Unimportant Historical Question.
bshugs1525871
Posts: 183
Forgive the intrusion. I'm fairly new to 3D art - only a few years - and there's something that's nagging me. Something that I'm sure any vet or old-head knows. The question is mostly outdated with the new folder struction, for Daz anyway, but here it goes:
When and Why did material settings and textures start getting added to the "Pose" section of the (Poser) Runtime library. I've picked up a fair amount of older stuff on sale and freebee and have (only?) hundreds of folder, but I'll be darned if I can find many actual 'poses'. Most of them are material settings. There is (now?) a Materials section, but it's mostly empty.
Thanks to anyone who's memory spans back far enough to remember and is willing to admit it. (I'm old enough, but wasn't involved back then.
)
Otherwise, I'll let this little thread die on the vine.

Comments
As far as I know.. (I've been around for 10 years but have always been mostly a DS person) the material room wasn't added until fairly later (was it verson 4 or 5?) material presets were a hack of pose files because the original developers of Poser didn't think changing mats would be a thing? IDK.. seems pretty silly now.
Don't feel like editing..
I guess it stayed that way (in the pose folder mostly) because it became the normal place for them.. and also because for a long while DS could read mats from the pose folder but not from the material folder so if you wanted your product to at least sorta work in DS without making a specific DS version you had to put them in pose.

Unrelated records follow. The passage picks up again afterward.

@@ -151,6 +236,11 @@
     static constexpr uint16_t w[n] = {1, 0, 0, 0, 0, 0, 0, 0, 0, 0, 0, 1, 0, 0, 0, 0, 0, 0, 1, 0, 0, 0, 0, 1, 0, 0, 0, 1, 0, 0, 1, 0, 1, 0, 0, 1, 0, 1, 0, 1, 0, 1, 0, 1, 1, 0, 1, 1, 1, 0, 1, 1, 1, 1, 1, 1, 1, 1, 1, 1, 1, 1, 2, 1, 1, 1, 2, 1, 2, 1, 2, 1, 2, 1, 2, 2, 1, 2, 2, 2, 2, 2, 2, 2, 2, 2, 2, 2, 2, 2, 2, 3, 2, 2, 3, 2, 2, 3, 2, 2, 3, 2, 3, 2, 3, 2, 3, 2, 3, 2, 3, 2, 3, 2, 3, 2, 3, 2, 3, 2, 3, 2, 3, 2, 2, 3, 2, 2, 3, 2, 2, 3, 2, 2, 2, 2, 2, 2, 2, 2, 2, 2, 2, 2, 2, 2, 1, 2, 2, 1, 2, 1, 2, 1, 2, 1, 2, 1, 1, 1, 2, 1, 1, 1, 1, 1, 1, 1, 1, 1, 1, 1, 1, 0, 1, 1, 1, 0, 1, 1, 0, 1, 0, 1, 0, 1, 0, 1, 0, 0, 1, 0, 1, 0, 0, 1, 0, 0, 0, 1, 0, 0, 0, 0, 1, 0, 0, 0, 0, 0, 0, 1, 0, 0, 0, 0, 0, 0, 0, 0, 0, 0, 1};
     static constexpr int16_t de[nd] = {-112, -111, -101, -100, -94, -93, -89, -88, -85, -84, -82, -81, -80, -79, -77, -76, -75, -74, -73, -72, -71, -70, -69, -67, -66, -63, -62, -50, -49, -46, -45, -44, -43, -42, -41, -40, -39, -38, -36, -35, -21, -20, -18, -17, -15, -14, -12, -11, -10, -9, -8, -7, -6, -5, -4, -3, -2, -1, 0, 1, 2, 3, 4, 5, 6, 7, 8, 9, 10, 11, 13, 14, 16, 17, 19, 20, 34, 35, 37, 38, 39, 40, 41, 42, 43, 44, 45, 48, 49, 61, 62, 65, 66, 68, 69, 70, 71, 72, 73, 74, 75, 76, 78, 79, 80, 81, 83, 84, 87, 88, 92, 93, 99, 100, 110, 111};
     static constexpr int16_t dc[nd] = {-1, 1, -1, 1, -1, 1, -1, 1, -1, 1, -1, 1, -1, 1, -1, 1, -1, 1, -1, 1, -1, 1, -1, 1, -1, 1, -1, -1, 1, -1, 1, -1, 1, -1, 1, -1, 1, -1, 1, -1, -1, 1, -1, 1, -1, 1, -1, 1, -1, 1, -1, 1, -1, 1, -1, 1, -1, 1, -1, 1, -1, 1, -1, 1, -1, 1, -1, 1, -1, 1, -1, 1, -1, 1, -1, 1, 1, -1, 1, -1, 1, -1, 1, -1, 1, -1, 1, -1, 1, 1, -1, 1, -1, 1, -1, 1, -1, 1, -1, 1, -1, 1, -1, 1, -1, 1, -1, 1, -1, 1, -1, 1, -1, 1, -1, 1};
+    static constexpr int mixed = 1, ns = 4, nb = 56;
+    static constexpr int16_t se[4] = {-69, -38, 37, 68};
+    static constexpr int16_t sc[4] = {-1, -1, 1, 1};
+    static constexpr int16_t be[56] = {-111, -100, -93, -88, -84, -81, -79, -76, -74, -72, -70, -66, -62, -49, -45, -43, -41, -39, -35, -20, -17, -14, -11, -9, -7, -5, -3, -1, 1, 3, 5, 7, 9, 11, 14, 17, 20, 35, 39, 41, 43, 45, 49, 62, 66, 70, 72, 74, 76, 79, 81, 84, 88, 93, 100, 111};
+    static constexpr int16_t bc[56] = {1, 1, 1, 1, 1, 1, 1, 1, 1, 1, 1, -1, -1, 1, 1, 1, 1, 1, -1, 1, 1, 1, 1, 1, 1, 1, 1, 1, 1, 1, 1, 1, 1, 1, 1, 1, 1, -1, 1, 1, 1, 1, 1, -1, -1, 1, 1, 1, 1, 1, 1, 1, 1, 1, 1, 1};
 };
 
 }
diff --git a/visualslam_amd/csrc/kernels_hdiff.hip.h b/visualslam_amd/csrc/kernels_hdiff.hip.h
--- a/visualslam_amd/csrc/kernels_hdiff.hip.h
+++ b/visualslam_amd/csrc/kernels_hdiff.hip.h
@@ -30,7 +30,23 @@
 __host__ __device__ constexpr int hd_w(int k) { return k >= 0 && k < LV::n ? (int)LV::w[k] : 0; }
 
 template <class LV>
+__host__ __device__ constexpr int hd_spike(int e) {
+    if (LV::mixed == 1)
+        for (int i = 0; i < LV::nb; ++i)
+            if (LV::be[i] == e) return LV::bc[i];
+    return 0;
+}
+
+template <class LV>
+__host__ __device__ constexpr int hd_seed_w(int k) { return k >= 0 && k < LV::n ? (int)LV::w[k] - hd_spike<LV>(k - LV::n / 2) : 0; }
+
+template <class LV>
 __host__ __device__ constexpr int hd_coef(int e) {
+    if (LV::mixed == 1) {
+        for (int i = 0; i < LV::ns; ++i)
+            if (LV::se[i] == e) return LV::sc[i];
+        return 0;
+    }
     if (LV::form == 1) {
         for (int i = 0; i < LV::nd; ++i)
             if (LV::de[i] == e) return LV::dc[i];
@@ -55,11 +71,13 @@
 template <class LV, int HL>
 __device__ __forceinline__ void hd_level(const hd_f2* __restrict__ lane, hd_f2 (&acc)[HD_J]) {
     constexpr int n = LV::n, r = n / 2;
-    constexpr bool DIFF = LV::form == 1;
+    constexpr bool MIXED = LV::mixed == 1, DIFF = MIXED || LV::form == 1;
     constexpr int lo = DIFF ? -r - 1 : -r, hi = HD_J - 1 + r;
     constexpr int t0 = (HL + lo) & ~1, Q = (HL + hi - t0) / 2 + 1;
     hd_f2 seed = {0.f, 0.f};
+    hd_f2 dir[MIXED ? HD_J : 1];
     hd_for<HD_J>([&](auto j) { acc[decltype(j)::value] = hd_f2{0.f, 0.f}; });
+    if constexpr (MIXED) hd_for<HD_J>([&](auto j) { dir[decltype(j)::value] = hd_f2{0.f, 0.f}; });
     hd_for<Q>([&](auto q) {
         constexpr int t = t0 + 2 * decltype(q)::value;
         const float4 v = *reinterpret_cast<const float4*>(lane + hd_phys(t));
@@ -67,13 +85,18 @@
         hd_for<2>([&](auto b) {
             constexpr int x = t + decltype(b)::value - HL;
             if constexpr (DIFF) {
-                constexpr int wk = hd_w<LV>(x + 1 + r);
+                constexpr int wk = hd_seed_w<LV>(x + 1 + r);
                 if constexpr (wk != 0) seed = __builtin_elementwise_fma(hd_f2((float)wk), hv[decltype(b)::value], seed);
             }
             hd_for<HD_J>([&](auto j) {
                 constexpr int c = hd_coef<LV>(x - decltype(j)::value);
                 if constexpr (c != 0)
                     acc[decltype(j)::value] = __builtin_elementwise_fma(hd_f2((float)c), hv[decltype(b)::value], acc[decltype(j)::value]);
+                if constexpr (MIXED) {
+                    constexpr int s = hd_spike<LV>(x - decltype(j)::value);
+                    if constexpr (s != 0)
+                        dir[decltype(j)::value] = __builtin_elementwise_fma(hd_f2((float)s), hv[decltype(b)::value], dir[decltype(j)::value]);
+                }
             });
         });
     });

Originally a mat pose was a complete hack someone worked out in order to make it easier to put textures on to models. When people first started using poser they had to add each material manually, until someone worked out the mat pose thing. Even then when you wanted to distribute a mat pose with your product you had to type it all out manually. Then some nice person invented a little program to do it automatically, making it easier for people to distribute things with textures that could be applied with one click of the mouse. That was when Poser 4 was the latest Poser version. There was even a plug-in that used Python scripts that was sold in the store here, which could make the Mat poses, so we all got lazy and kept using them. That one stopped working when Poser changed the Python version in P8, and I for one cursed mightlily, as I would have to learn to do things a different way.
Also because, until Poser 8, you had to go to the Materials room in Poser to get the Materials library so putting mat files in the Pose library made them more accessible.
I was thinking of asking the same thing as the OP; I'm glad I saw this thread.
To be exact, the hack was to apply the materials with a pose file, or PZ2 file. Because of how Poser worked back then, this could only be placed in the Poses directory, and could only be used on figures (and in later versions, props smartpropped to figures). In Poser 5 they came out with the Material Room, and many merchants (myself included) started including both PZ2 and MC5 / MC6 files for materials.
MT5 was Poser 5, and was like a DS Shader Preset - it had settings that could be applied to a single selected surface. .MC6, which is like a Mat pose or a DS Materials preset, was added in Poser 6.
MPE = Mat Pose Edit ?
Indeed that is the one I first used, but I was thinking of Shader Spider.
Back when I first started making freebies I didn't know Poser had gained the ability to make MAT poses easily... I was aware from earlier versions of Poser that you needed to either hack the file or have a script. I assume most of the tutorials I read on the subject were outdated, and whenever I asked about it, I assume that the people who replied either themselves still did it that way or I worded my question in a way that made them assume I was still working in a much older version... Being that I was on a Mac, from what I was able to find, the commercial scripts only mentioned Windows, so I used to painfully hack whatever I wanted to make a pose for... In truth only maybe three big models, but it was terribly tedious... Then one day I pick up a Poser book from the bookstore and in it there was a walkthrough for changing materials... I was confused that all you had to to was click a few boxes and Bob became your uncle... Bam- a MAT pose... Talk about feeling stupid.
To this day whenever I see someone ask a person who is requesting information on a method that is outdated, "Why do you want to do it that way, are you aware that this is no longer necessary or the easy way?", I want to commend them.
I'm glad this question was asked. Over the summer when I started learning these programs, I grabbed a bunch of free Poser stuff... man was I confused when I found them in the Pose folder. I was searching high and low everywhere else.
I had shader spider but did not use it much because soon after I got it, I upgraded poser which broke the plugin.
WOW! Was AFK for a while and just got a chance to go through the repsonses. Thank you all very much for taking the time to answer. Like 'dialing' a telephone that hasn't had a dial in 20+ years, some things make perfect sense when you have the background story.
Thanks again. I can now sleep at night.
On a related, but equally unimportant topic: Why are M4/V4 and later characters under Figures->People in the Smart Content, but just People in the Content LIbrary . Earlier models (M2, etc) are under People in Smart Content, while Figure has animals, etc.
In short (because I have three brain cells and two of them spend the whole day fighting) I have to keep remembering which way to go depending on which tab I'm using. Wouldn't it have made sense to more closely alighn the two structures?
Figures is the Poser library name, not soemthing Daz can change. The native Daz Studio files aren't split into libraries in the same way.